Los Portsmouth High Patriots, como casi todos los equipos de béisbol de la escuela secundaria, tenían un juego de trucos en sus bolsillos.

Su lanzamiento se llamaba «Lanzamiento fantasma de pickoff»: el lanzador giró como un intento de pickoff, pero mantuvo la pelota en su guante. Sus jugadores de campo actuaron como si el lanzamiento se hubiera vuelto salvaje, hizo mucho ruido y lo persiguió, y el corredor, engañado, corrió a la siguiente base. El lanzador lo echaría casualmente.

Esta pieza funcionó. El lanzador Brendan Solecki recuerda haberlo usado dos veces, una cuando estaba en el equipo de Freshman y otra en el segundo año en la universidad. El corredor se enamoró de ambas veces. «Los padres no estaban muy contentos con Woonsocket», dice. «Como ‘Esto no es béisbol, esta es la liga de Bush'».
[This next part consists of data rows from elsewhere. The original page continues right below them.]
template <int OD, int RBV, int NT>
__device__ __forceinline__ void conv2_tiles(const float *s_a1, float *s_out, const float (&bw2)[GeoM<OD, RBV>::NSTEP2], float bias2,
                                            int t0, int t1, int j, int kq, int ch, bool chv) {
    using G = GeoM<OD, RBV>;
    const float *ap[NT];
    f32x4 acc[NT];
#pragma unroll
    for (int n = 0; n < NT; ++n) {
        int r, p;
        if constexpr (G::ROWLANE) {
            r = j;
            p = n == 0 ? t0 : t1;
        } else {
            int m = (n == 0 ? t0 : t1) * 16 + j;
            m = m < G::M2 ? m : G::M2 - 1;
            r = m / 25;
            p = m - r * 25;
        }
        ap[n] = s_a1 + r * G::ROW_A1 + (p / 5) * 7 + p % 5 + kq * G::CS;
        acc[n] = f32x4{bias2, bias2, bias2, bias2};
    }
    float v[2][NT][9];
#pragma unroll
    for (int tap = 0; tap < 9; ++tap)
#pragma unroll
        for (int n = 0; n < NT; ++n) v[0][n][tap] = ap[n][(tap / 3) * 7 + tap % 3];
#ifdef CRNN_PROBE_NO_GATHER
#define CRNN_GATHER(x) (bias2)
#else
#define CRNN_GATHER(x) (x)
#endif
#pragma unroll
    for (int cq = 0; cq < G::KQ; ++cq) {
        if (cq + 1 < G::KQ) {
#pragma unroll
            for (int tap = 0; tap < 9; ++tap)
#pragma unroll
                for (int n = 0; n < NT; ++n)
                    v[(cq + 1) & 1][n][tap] = CRNN_GATHER(ap[n][(cq + 1) * 4 * G::CS + (tap / 3) * 7 + tap % 3]);
        }
        __builtin_amdgcn_sched_barrier(0);
#pragma unroll
        for (int tap = 0; tap < 9; ++tap)
#pragma unroll
            for (int n = 0; n < NT; ++n)
                acc[n] = __builtin_amdgcn_mfma_f32_16x16x4f32(v[cq & 1][n][tap], bw2[cq * 9 + tap], acc[n], 0, 0, 0);
        __builtin_amdgcn_sched_barrier(0);
    }
#ifdef CRNN_PROBE_NO_EPI
    if (chv && acc[0][0] == 12345.678f) {
#else
    if (chv) {
#endif
#pragma unroll
        for (int n = 0; n < NT; ++n)
#pragma unroll
            for (int q = 0; q < 4; ++q) {
                if constexpr (G::ROWLANE) {
                    s_out[(kq * 4 + q) * G::OUT_STRIDE + ch * 25 + (n == 0 ? t0 : t1)] = fmaxf(acc[n][q], 0.0f);
                } else {
                    const int mm = (n == 0 ? t0 : t1) * 16 + kq * 4 + q;
                    if (mm < G::M2) { const int rr = mm / 25, pp = mm - rr * 25; s_out[rr * G::OUT_STRIDE + ch * 25 + pp] = fmaxf(acc[n][q], 0.0f); }
                }
            }
    }
}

Pero el béisbol de la escuela secundaria y tal vez solo el béisbol de la escuela secundaria está diseñado para juegos de trucos. En niveles inferior Como una escuela secundaria, todo el mundo está tratando de divertirse aprendiendo, y parece cruel tratar de humillar demasiado a tu oponente. En el mayor Niveles, tal juego nunca funcionaría. La escuela secundaria es la interfaz entre la infancia y la edad adulta: los hombres jóvenes en el campo son lo suficientemente buenos como para lanzarse a los 80, lo suficientemente fuertes como para jugar frente a grandes exploradores en grandes campos, lo suficientemente pulidos para cliché. hablar. También son lo suficientemente jóvenes como para caer en un juego de trucos directamente de Little Big League.
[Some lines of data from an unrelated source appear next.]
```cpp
namespace lig {
struct Knobs {
    int      encode_kmask = 15;
    uint32_t k13_block = 256;
    uint32_t k2_dyn_lds = 0;
    size_t   encode_chunk = 512;
    bool     encode_generic = false;
    uint32_t sha_block = 256;
    int      sha_ws = 2;
    uint32_t aes_blocks = 0;
    bool     shared_side = true;
    int      aes_layout = 1;
    int      sha_gate = 1;
    size_t   sha_gate_rows = 2;
    int      sha_prio = 0;
    int      ctx_low_prio_every = 0;
    int      sha_cumask = 0;
    size_t   s1_head = 128, s1_tail = 96, s2_head = 192;
    bool     fused_rlc = true;
    bool     early_code = true;
    int      upload_mode = 2;
    bool     upload_prio = true;
    int      fault_upload = 0;
    int      upload_timeout_s = 5;
    bool     shard_uploader = false;
    int      rands_upload_mode = 2;
    bool     spin_wait = true;
    int      spin_wait_ms = 50;
    bool     d2h_kernel = true;
    bool     shard_force_exchange = false;
    bool     zres = false;
    bool     trace = false;
    int      fault_comm = 0;
    int      comm_timeout_s = 300;
    int      ipc_host_s = 120;
    int      ipc_stall_s = 120;
    std::string stream_map;
    std::string stream_pad;
    std::string rccl_lib;
};
const Knobs& knobs();
}

namespace lig {

struct NttPlan {
    uint32_t N = 0, log2N = 0;
    fr* w = nullptr;
    fr* winv = nullptr;
    fr ninv;
};
// ... 71 lines not shown
```

### ligero-prover_amd/csrc/lig_capi.hip

```cpp
#include <hip/hip_runtime.h>
#include <atomic>
#include <cstdio>
#include <cstdlib>
#include <cstring>
#include <string>
#include <unordered_map>
#include <vector>

#include <unistd.h>
#include "../../include/lig_hip.h"
#include "host_field.hpp"
#include "kernels.hpp"
#include "fr29.hpp"
#include "ctx_internal.hpp"

namespace lig {
void aes_upload_tables();
void launch_rng_fill_rows_dense(hipStream_t s, const uint32_t* rk60_dev, uint64_t first, fr* out, size_t rows, uint32_t per_row, uint32_t k);
}

namespace H = lig::host;

static fr to_dev(const H::Fr& a) {
    fr r;
// ... 229 lines not shown
            for (uint32_t j = 0; j < M / 2; j++) t[(M / 2 - 1) + j] = to_f29s(pw[(size_t)j * (S / M)]);
        t[S - 1] = to_f29s(H::from_u64(1));
        return t;
    };
    int rc;
    if ((rc = upload29(c, stage_table(H::pow_u64(w, B), A), &tp.tw_a)) != LIG_OK) return rc;
    if ((rc = upload29(c, stage_table(H::pow_u64(w, A), B), &tp.tw_b)) != LIG_OK) return rc;
    std::vector<lig::f29s> mid((size_t)N);
    const H::Fr scale = inverse ? H::inv(H::from_u64(N)) : H::from_u64(1);
    H::Fr base = H::from_u64(1);
    for (uint32_t k1 = 0; k1 < A; k1++) {
        H::Fr cur = scale;
        for (uint32_t n2 = 0; n2 < B; n2++) { mid[(size_t)k1 * B + n2] = to_f29s(cur); cur = H::mul(cur, base); }
        base = H::mul(base, w);
    }
    return upload29(c, mid, &tp.mid);
}

const lig::Knobs& lig::knobs() {
    static const lig::Knobs k = [] {
        lig::Knobs t;
        auto num = [](const char* name, long dflt) { const char* e = std::getenv(name); return e && *e ? std::atol(e) : dflt; };
        auto pos = [&](const char* name, long dflt) { const long v = num(name, 0); return v > 0 ? v : dflt; };
        t.encode_kmask = (int)num("LIG_ENCODE_KMASK", 15);
        { const long v = num("LIG_K13_BLOCK", 0); t.k13_block = (v == 64 || v == 128) ? (uint32_t)v : 256u; }
        t.k2_dyn_lds = (uint32_t)num("LIG_K2_DYN_LDS", 0);
        t.encode_chunk = (size_t)pos("LIG_ENCODE_CHUNK", 512);
        { const char* e = std::getenv("LIG_ENCODE_GENERIC"); t.encode_generic = e && e[0] == '1'; }
        t.sha_block = (uint32_t)pos("LIG_SHA_BLOCK", 256);
        { const long v = num("LIG_SHA_WS", 2); t.sha_ws = (v == 0 || v == 1 || v == 4) ? (int)v : 2; }
        t.sha_gate = (int)num("LIG_SHA_GATE", 1);
        { const long v = num("LIG_AES_BLOCKS", 0); t.aes_blocks = v >= 64 && v <= 4096 ? (uint32_t)v : 0u; }
        t.aes_layout = (int)num("LIG_AES_LAYOUT", 1);
        t.shared_side = num("LIG_SHARED_SIDE", 1) != 0;
        t.sha_gate_rows = (size_t)pos("LIG_SHA_GATE_ROWS", 2);
#ifdef LIG_EXPERIMENTS
        t.sha_prio = (int)num("LIG_SHA_PRIO", 0);
        if (const char* v = std::getenv("LIG_STREAM_MAP")) t.stream_map = v;
        if (const char* v = std::getenv("LIG_STREAM_PAD")) t.stream_pad = v;
        t.sha_cumask = (int)num("LIG_SHA_CUMASK", 0);
        t.ctx_low_prio_every = (int)num("LIG_CTX_LOW_PRIO_EVERY", 0);
#endif
        t.s1_head = (size_t)num("LIG_S1_HEAD", 128); t.s1_tail = (size_t)num("LIG_S1_TAIL", 96); t.s2_head = (size_t)num("LIG_S2_HEAD", 192);
        t.fused_rlc = std::getenv("LIG_NO_FUSED_RLC") == nullptr;
        t.early_code = num("LIG_EARLY_CODE", 1) != 0;
        t.upload_mode = (int)num("LIG_UPLOAD_MODE", 2);
        t.rands_upload_mode = (int)num("LIG_RANDS_UPLOAD_MODE", 2);
        t.upload_prio = num("LIG_UPLOAD_PRIO", 1) != 0;
        t.shard_uploader = num("LIG_SHARD_UPLOADER", 0) != 0;
        t.upload_timeout_s = (int)pos("LIG_UPLOAD_TIMEOUT_S", 5);
        t.fault_upload = (int)num("LIG_FAULT_UPLOAD", 0);
        t.d2h_kernel = num("LIG_D2H_KERNEL", 1) != 0;
        t.spin_wait = num("LIG_SPIN_WAIT", 1) != 0;
        t.spin_wait_ms = (int)pos("LIG_SPIN_WAIT_MS", 50);
        t.shard_force_exchange = std::getenv("LIG_SHARD_FORCE_EXCHANGE") != nullptr;
        t.trace = std::getenv("LIG_TRACE") != nullptr;
        t.zres = num("LIG_ZRES", 0) != 0;
        t.fault_comm = (int)num("LIG_FAULT_COMM", 0);
        t.ipc_stall_s = (int)pos("LIG_IPC_STALL_S", 120);
        t.ipc_host_s = (int)pos("LIG_IPC_HOST_S", 120);
        t.comm_timeout_s = (int)pos("LIG_COMM_TIMEOUT_S", 300);
        { const char* e = std::getenv("LIG_RCCL_LIB"); if (e) t.rccl_lib = e; }
        return t;
    }();
    return k;
}

int lig_internal_comm_fault(lig_ctx* c, bool stream_ordered) {
    const int f = lig::knobs().fault_comm;
    if (!f) return 0;
    if (f == 3 && stream_ordered) for (;;) sleep(3600);
    if ((stream_ordered && (f == 1 || f == 2)) || (!stream_ordered && f == 2)) {
        if (c) c->err = std::string("injected fault (LIG_FAULT_COMM) in the ") + (stream_ordered ? "stream-ordered" : "host-synchronous") + " all-to-all";
        return 1;
    }
// ... 306 lines not shown
            HIP_TRY(c, hipMemcpy2DAsync(z, n * sizeof(fr), (const fr*)msgs + r0 * k, k * sizeof(fr), k * sizeof(fr), nr, hipMemcpyDeviceToDevice, st));
            lig::ntt_generic_inverse(st, c->plan[LIG_SIZE_K], z, nr, n);
            lig::ntt_generic_forward(st, c->plan[LIG_SIZE_N], z, nr, n);
            for (size_t r = 0; r < nr; r++)
                for (uint32_t cs = 1; cs < 4; cs++)
                    HIP_TRY(c, hipMemcpy2DAsync((fr*)out + (r0 + r) * 3 * k + (cs - 1) * k, sizeof(fr), z + r * n + cs, 4 * sizeof(fr), sizeof(fr), k,
                                                hipMemcpyDeviceToDevice, st));
        }
    } else if (!half) {
        HIP_TRY(c, hipMemsetAsync(out, 0, rows * out_stride * sizeof(fr), st));
        HIP_TRY(c, hipMemcpy2DAsync(out, out_stride * sizeof(fr), msgs, (size_t)c->k * sizeof(fr), (size_t)c->k * sizeof(fr),
                                    rows, hipMemcpyDeviceToDevice, st));
        lig::ntt_generic_inverse(st, c->plan[LIG_SIZE_K], (fr*)out, rows, out_stride);
        lig::ntt_generic_forward(st, c->plan[LIG_SIZE_N], (fr*)out, rows, out_stride);
    } else {
        const size_t k2 = 2 * (size_t)c->k, chunk = 64;
        int rc = ensure_scratch(c, rows < chunk ? rows : chunk);
        if (rc != LIG_OK) return rc;
        for (size_t r0 = 0; r0 < rows; r0 += chunk) {
            const size_t nr = rows - r0 < chunk ? rows - r0 : chunk;
            fr* z = c->scratch_z;
            HIP_TRY(c, hipMemsetAsync(z, 0, nr * k2 * sizeof(fr), st));
            HIP_TRY(c, hipMemcpy2DAsync(z, k2 * sizeof(fr), (const fr*)msgs + r0 * c->k, (size_t)c->k * sizeof(fr), (size_t)c->k * sizeof(fr),
                                        nr, hipMemcpyDeviceToDevice, st));
            lig::ntt_generic_inverse(st, c->plan[LIG_SIZE_K], z, nr, k2);
            lig::ntt_generic_forward(st, c->plan_half, z, nr, k2);
            HIP_TRY(c, hipMemcpy2DAsync((fr*)out + r0 * c->k, sizeof(fr), z + 1, 2 * sizeof(fr), sizeof(fr), nr * (size_t)c->k,
                                        hipMemcpyDeviceToDevice, st));
        }
    }
    HIP_TRY(c, hipGetLastError());
    return LIG_OK;
}
int lig_internal_encode_dot(lig_ctx* c, const void* rands, size_t rows, const void* cw2, size_t cw2_stride, uint32_t group_rows, void* part, hipStream_t on, bool cw2_z) {
    if (!c->fast) return LIG_E_STATE;
    hipStream_t st = on ? on : c->stream;
    int rc = ensure_scratch(c, rows);
    if (rc != LIG_OK) return rc;
    const lig::EncodeDot dot{(const fr*)cw2, cw2_stride, group_rows, (fr*)part, cw2_z};
    lig::encode_rows_fast(st, c->ep, (const fr*)rands, nullptr, c->scratch_y, c->scratch_z, rows, nullptr, nullptr, lig::ENC_DOT, &dot);
    HIP_TRY(c, hipGetLastError());
    return LIG_OK;
}
static fr* tiled_scratch_for(lig_ctx* c, hipStream_t st) { return c->tiled_scratch[st == c->stream2 ? 1 : 0]; }

int lig_internal_encode_2k_rows(lig_ctx* c, void* buf, size_t rows, hipStream_t on) {
    hipStream_t st = on ? on : c->stream;
    if (c->tiled && rows <= 3) {
        lig::ntt_tiled(st, c->tplan[LIG_SIZE_2K][1], (fr*)buf, c->n, (fr*)buf, c->n, rows, tiled_scratch_for(c, st));
        lig::ntt_tiled(st, c->tplan[LIG_SIZE_N][0], (fr*)buf, c->n, (fr*)buf, c->n, rows, tiled_scratch_for(c, st));
        HIP_TRY(c, hipGetLastError());
        return LIG_OK;
    }
    lig::ntt_generic_inverse(st, c->plan[LIG_SIZE_2K], (fr*)buf, rows, c->n);
    lig::ntt_generic_forward(st, c->plan[LIG_SIZE_N], (fr*)buf, rows, c->n);
    HIP_TRY(c, hipGetLastError());
    return LIG_OK;
}
int lig_internal_encode_generic(lig_ctx* c, void* buf, hipStream_t on) {
    hipStream_t st = on ? on : c->stream;
    if (c->tiled) {
        lig::ntt_tiled(st, c->tplan[LIG_SIZE_K][1], (fr*)buf, c->n, (fr*)buf, c->n, 1, tiled_scratch_for(c, st));
        lig::ntt_tiled(st, c->tplan[LIG_SIZE_N][0], (fr*)buf, c->n, (fr*)buf, c->n, 1, tiled_scratch_for(c, st));
        HIP_TRY(c, hipGetLastError());
        return LIG_OK;
    }
    lig::ntt_generic_inverse(st, c->plan[LIG_SIZE_K], (fr*)buf, 1, c->n);
    lig::ntt_generic_forward(st, c->plan[LIG_SIZE_N], (fr*)buf, 1, c->n);
    HIP_TRY(c, hipGetLastError());
    return LIG_OK;
}
int lig_internal_decode_to(lig_ctx* c, const void* src, void* dst) {
    if (c->tiled) {
// ... 301 lines not shown
```

### ligero-prover_amd/csrc/prover.hip

```cpp
#include "prover_common.hpp"
#include "upload.hpp"
#include <cerrno>
#include <functional>

struct lig_trace {
    lig_ctx* c = nullptr;
    lig_synth_job job;
    bool from_rows = false;
    bool loaded = false, committed = false;
    bool dense_rands = false;
    bool diag_ok = false;
    fr* msgs_alt = nullptr;
    bool alt_pending = false;
    JobHeader hdr;
    std::vector<RowDesc> rows;
    std::vector<PadRun> pad_runs;
    uint64_t mask_pos = 0;
    std::vector<std::pair<size_t, size_t>> sched1;
    const uint8_t* host_msgs = nullptr;
    std::vector<hipEvent_t> ev_up;
    FlagPage flags;
    UploadLane up, rand;
    bool up_by_thread = false;
    fr* rands_full = nullptr;
// ... 329 lines not shown
struct RandSource { const fr* dev = nullptr; const uint8_t* host = nullptr; bool pushed = false;
                    lig_linear* linear = nullptr; };
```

En 2005, un padre recurrió al entrenador de Portsmouth, Dave Ulmschneider, para obtener un libro interesante que encontró. Resultó ser más un folleto:

Hubo 16 juegos con una o dos páginas de explicación para uso y defensa. Muchos de los juegos claramente hicieron trampa, como el corredor que se va a casa desde el segundo y se salta (o «corta») la tercera base cuando los árbitros miraron para otro lado. Algunos eran solo béisbol, cosas que todo equipo hacía, como robo tardío. Algunos no parecían funcionar, otros no parecían realistas. Luego había una pieza llamada «Skunk in the Outfield».

Entonces sucedió que un estudiante de Portsmouth llamado Johnny Pedrotty estaba en el campo correcto en el Juego 2 de la serie del Campeonato Estatal de Rhode Island, que una multitud de mil fanáticos estalló en un caos profano y que un jugador de cuadro estrella se volvió casi negro por el estrés y eso Ulmschneider no estaba seguro de cómo detener lo que había desatado. Entonces el béisbol se rompió por dos minutos y 32 segundos.
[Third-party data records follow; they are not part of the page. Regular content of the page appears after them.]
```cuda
int lstm_last_forward_tc(const float* x_seq, const float* w_ih, const float* w_hh, const float* b_ih, const float* b_hh, float* hT,
                         void* saved, int B, int T, long long NN, int C, cudaStream_t st) {
  using D = Dims<1>;
  const long long cells = (long long)B * NN;
  MPGCN_CHECK(saved == nullptr || (reinterpret_cast<uintptr_t>(saved) & 15) == 0, "lstm forward: saved buffer must be 16-byte aligned");
  if (C == 96) return lstm_forward_tcw<3>(x_seq, w_ih, w_hh, b_ih, b_hh, hT, saved, cells, T, NN, st);
  if (C == 128) return lstm_forward_tcw<4>(x_seq, w_ih, w_hh, b_ih, b_hh, hT, saved, cells, T, NN, st);
  MPGCN_CHECK(C == D::H, "lstm forward: no tensor-core kernel for hidden=%d", C);
  auto kern = saved ? lstm_tc::lstm_fwd_tc_kernel<true> : lstm_tc::lstm_fwd_tc_kernel<false>;
  prof_begin(PROF_LSTM_FWD, 8.0 * C * (C + 1) * (double)cells * T, st);
  kern<<<lstm_grid<1>(cells, D::FWD_CTAS_PER_SM), D::THREADS, 0, st>>>(x_seq, w_ih, w_hh, b_ih, b_hh, hT, static_cast<__half*>(saved),
                                                                       cells, T, NN);
  prof_end(st);
  MPGCN_CUDA(cudaGetLastError());
  return 0;
}

int lstm_last_backward_tc(const float* x_seq, const float* w_ih, const float* w_hh, const float* b_ih, const float* b_hh,
                          const float* d_hT, float* d_w_ih, float* d_w_hh, float* d_b_ih, float* d_b_hh, float* d_x, const void* saved,
                          int B, int T, long long NN, int C, void* ws, size_t ws_bytes, const float* d_hT_absmax, cudaStream_t st) {
  const long long cells = (long long)B * NN;
  const size_t need = saved ? lstm_tc_bwd_saved_workspace_bytes(B, T, NN, C) : lstm_tc_bwd_workspace_bytes(B, T, NN, C);
  MPGCN_CHECK(ws != nullptr && ws_bytes >= need, "lstm backward: workspace too small (%zu < %zu)", ws_bytes, need);
// ... 26 lines not shown
```

Before: 487.8 million.

## Pipeline LSTM backward with cp.async ring and mbarrier-decoupled weight-gradient GEMM

The saved-state LSTM backward kernel now prefetches the saved c/h states and x inputs through a 3-slot cp.async ring in shared memory. The block-wide __syncthreads before the weight-gradient MMA is replaced by full/empty mbarriers, so each warp computes the dW product for the previous step while the next step proceeds. The kernel is templated on whether d_x is needed so the dx arithmetic can be compiled out. The x-column bias MMA uses a smaller m16n8k8 and the dW accumulator tile shrinks from 6 to 5 n-tiles. This costs more shared memory, which may lower occupancy, and adds barrier and ring-slot bookkeeping.

```diff
diff --git a/mpgcn_b200/csrc/common.cuh b/mpgcn_b200/csrc/common.cuh
--- a/mpgcn_b200/csrc/common.cuh
+++ b/mpgcn_b200/csrc/common.cuh
@@ -83,6 +83,16 @@
     if (clock64() - t0 > 6000000000LL) __trap();
 }
 
+__device__ __forceinline__ void cp_async16(void* smem_dst, const void* src) {
+  asm volatile("cp.async.cg.shared.global [%0], [%1], 16;" ::"r"(smem_u32(smem_dst)), "l"(src) : "memory");
+}
+__device__ __forceinline__ void cp_async4(void* smem_dst, const void* src) {
+  asm volatile("cp.async.ca.shared.global [%0], [%1], 4;" ::"r"(smem_u32(smem_dst)), "l"(src) : "memory");
+}
+__device__ __forceinline__ void cp_async_commit() { asm volatile("cp.async.commit_group;" ::: "memory"); }
+template <int N>
+__device__ __forceinline__ void cp_async_wait() { asm volatile("cp.async.wait_group %0;" ::"n"(N) : "memory"); }
+
 __device__ __forceinline__ void tma_prefetch_desc(const CUtensorMap* map) {
   asm volatile("prefetch.tensormap [%0];" ::"l"(map) : "memory");
 }
@@ -113,6 +123,17 @@
   asm volatile("mma.sync.aligned.m16n8k16.row.col.f32.f16.f16.f32 {%0, %1, %2, %3}, {%4, %5, %6, %7}, {%8, %9}, {%0, %1, %2, %3};"
                : "+f"(d[0]), "+f"(d[1]), "+f"(d[2]), "+f"(d[3])
                : "r"(a[0]), "r"(a[1]), "r"(a[2]), "r"(a[3]), "r"(b0), "r"(b1));
+}
+__device__ __forceinline__ void mma_1688(float (&d)[4], uint32_t a0, uint32_t a1, uint32_t b0) {
+  asm volatile("mma.sync.aligned.m16n8k8.row.col.f32.f16.f16.f32 {%0, %1, %2, %3}, {%4, %5}, {%6}, {%0, %1, %2, %3};"
+               : "+f"(d[0]), "+f"(d[1]), "+f"(d[2]), "+f"(d[3])
+               : "r"(a0), "r"(a1), "r"(b0));
+}
+__device__ __forceinline__ void ldmatrix_x2(uint32_t addr, uint32_t& r0, uint32_t& r1) {
+  asm volatile("ldmatrix.sync.aligned.m8n8.x2.shared.b16 {%0, %1}, [%2];" : "=r"(r0), "=r"(r1) : "r"(addr));
+}
+__device__ __forceinline__ void ldmatrix_x2_trans(uint32_t addr, uint32_t& r0, uint32_t& r1) {
+  asm volatile("ldmatrix.sync.aligned.m8n8.x2.trans.shared.b16 {%0, %1}, [%2];" : "=r"(r0), "=r"(r1) : "r"(addr));
 }
 __device__ __forceinline__ void ldmatrix_x4(uint32_t addr, uint32_t& r0, uint32_t& r1, uint32_t& r2, uint32_t& r3) {
   asm volatile("ldmatrix.sync.aligned.m8n8.x4.shared.b16 {%0, %1, %2, %3}, [%4];" : "=r"(r0), "=r"(r1), "=r"(r2), "=r"(r3) : "r"(addr));
diff --git a/mpgcn_b200/csrc/lstm_tc.cu b/mpgcn_b200/csrc/lstm_tc.cu
--- a/mpgcn_b200/csrc/lstm_tc.cu
+++ b/mpgcn_b200/csrc/lstm_tc.cu
@@ -87,10 +87,9 @@
 #pragma unroll
   for (int nt = 0; nt < 16; ++nt) acc[nt][0] = acc[nt][1] = acc[nt][2] = acc[nt][3] = 0.f;
 #pragma unroll
-  for (int kb = 0; kb <= 2 * CH; ++kb) {
+  for (int kb = 0; kb < 2 * CH; ++kb) {
     uint32_t a[4];
-    if (kb < 2 * CH) a_h(kb, a);
-    else { a[0] = xw[0]; a[1] = xw[1]; a[2] = 0u; a[3] = 0u; }
+    a_h(kb, a);
 #pragma unroll
     for (int pr = 0; pr < 8; ++pr) {
       uint32_t b0, b1, b2, b3;
@@ -98,6 +97,13 @@
       mma_16816(acc[2 * pr], a, b0, b1);
       mma_16816(acc[2 * pr + 1], a, b2, b3);
     }
+  }
+#pragma unroll
+  for (int pr = 0; pr < 8; ++pr) {
+    uint32_t b0, b1;
+    ldmatrix_x2(wx_addr + (uint32_t)(((16 * pr + 8 * (mi & 1) + (lane & 7)) * D::WX_LD + 32 * CH) * 2), b0, b1);
+    mma_1688(acc[2 * pr], xw[0], xw[1], b0);
+    mma_1688(acc[2 * pr + 1], xw[0], xw[1], b1);
   }
 }
 
@@ -124,7 +130,7 @@
   }
 }
 
-template <int CH>
+template <int CH, bool DX>
 __device__ __forceinline__ float cell_grad(const float (&acc)[16][4], int h, const uint4& vc, const uint4& vcp, const float (&dh)[8],
                                            float (&dc)[8], const float* s_wih, int js, int q, float (&d)[4][8]) {
   constexpr int H = Dims<CH>::H;
@@ -151,8 +157,10 @@
     d[1][s] = (dcv * fcp[s]) * fmaf(-gf, gf, gf);
     d[2][s] = (dcv * gi) * fmaf(-gg, gg, 1.f);
     dc[s] = dcv * gf;
-    const int u = 32 * js + 8 * jn + 2 * q + (s & 1);
-    dx += d[0][s] * s_wih[u] + d[1][s] * s_wih[H + u] + d[2][s] * s_wih[2 * H + u] + d[3][s] * s_wih[3 * H + u];
+    if (DX) {
+      const int u = 32 * js + 8 * jn + 2 * q + (s & 1);
+      dx += d[0][s] * s_wih[u] + d[1][s] * s_wih[H + u] + d[2][s] * s_wih[2 * H + u] + d[3][s] * s_wih[3 * H + u];
+    }
   }
   return dx;
 }
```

Definamos A. Juego de béisbol de la siguiente manera: es una serie de acciones en las que los eventos actuales no se pueden agotar. Un corredor está tratando activamente de avanzar o retroceder, o está expuesto y la defensa lo persigue. La pelota es en vivo. La única forma de finalizar el juego es que el corredor avance, retroceda o se convierta en el siguiente.

Una pieza solo puede llevar tanto tiempo. El espacio físico del campo es limitado, y el circuito básico es un circuito cerrado, que tarda unos 15 segundos en completarse. A excepción de un resumen, cuando un corredor básico va hacia atrás, solo lleva tanto tiempo hasta que el corredor marca o marca un gol y deja de moverse, retirarse o ser perseguido. Un juego de béisbol no tiene reloj, pero un juego de béisbol tiene su propia cuenta regresiva interna a medida que los defensores se extienden hacia el orden y llevan todas las ambiciones abiertas de un campo de béisbol a un espacio cada vez más pequeño.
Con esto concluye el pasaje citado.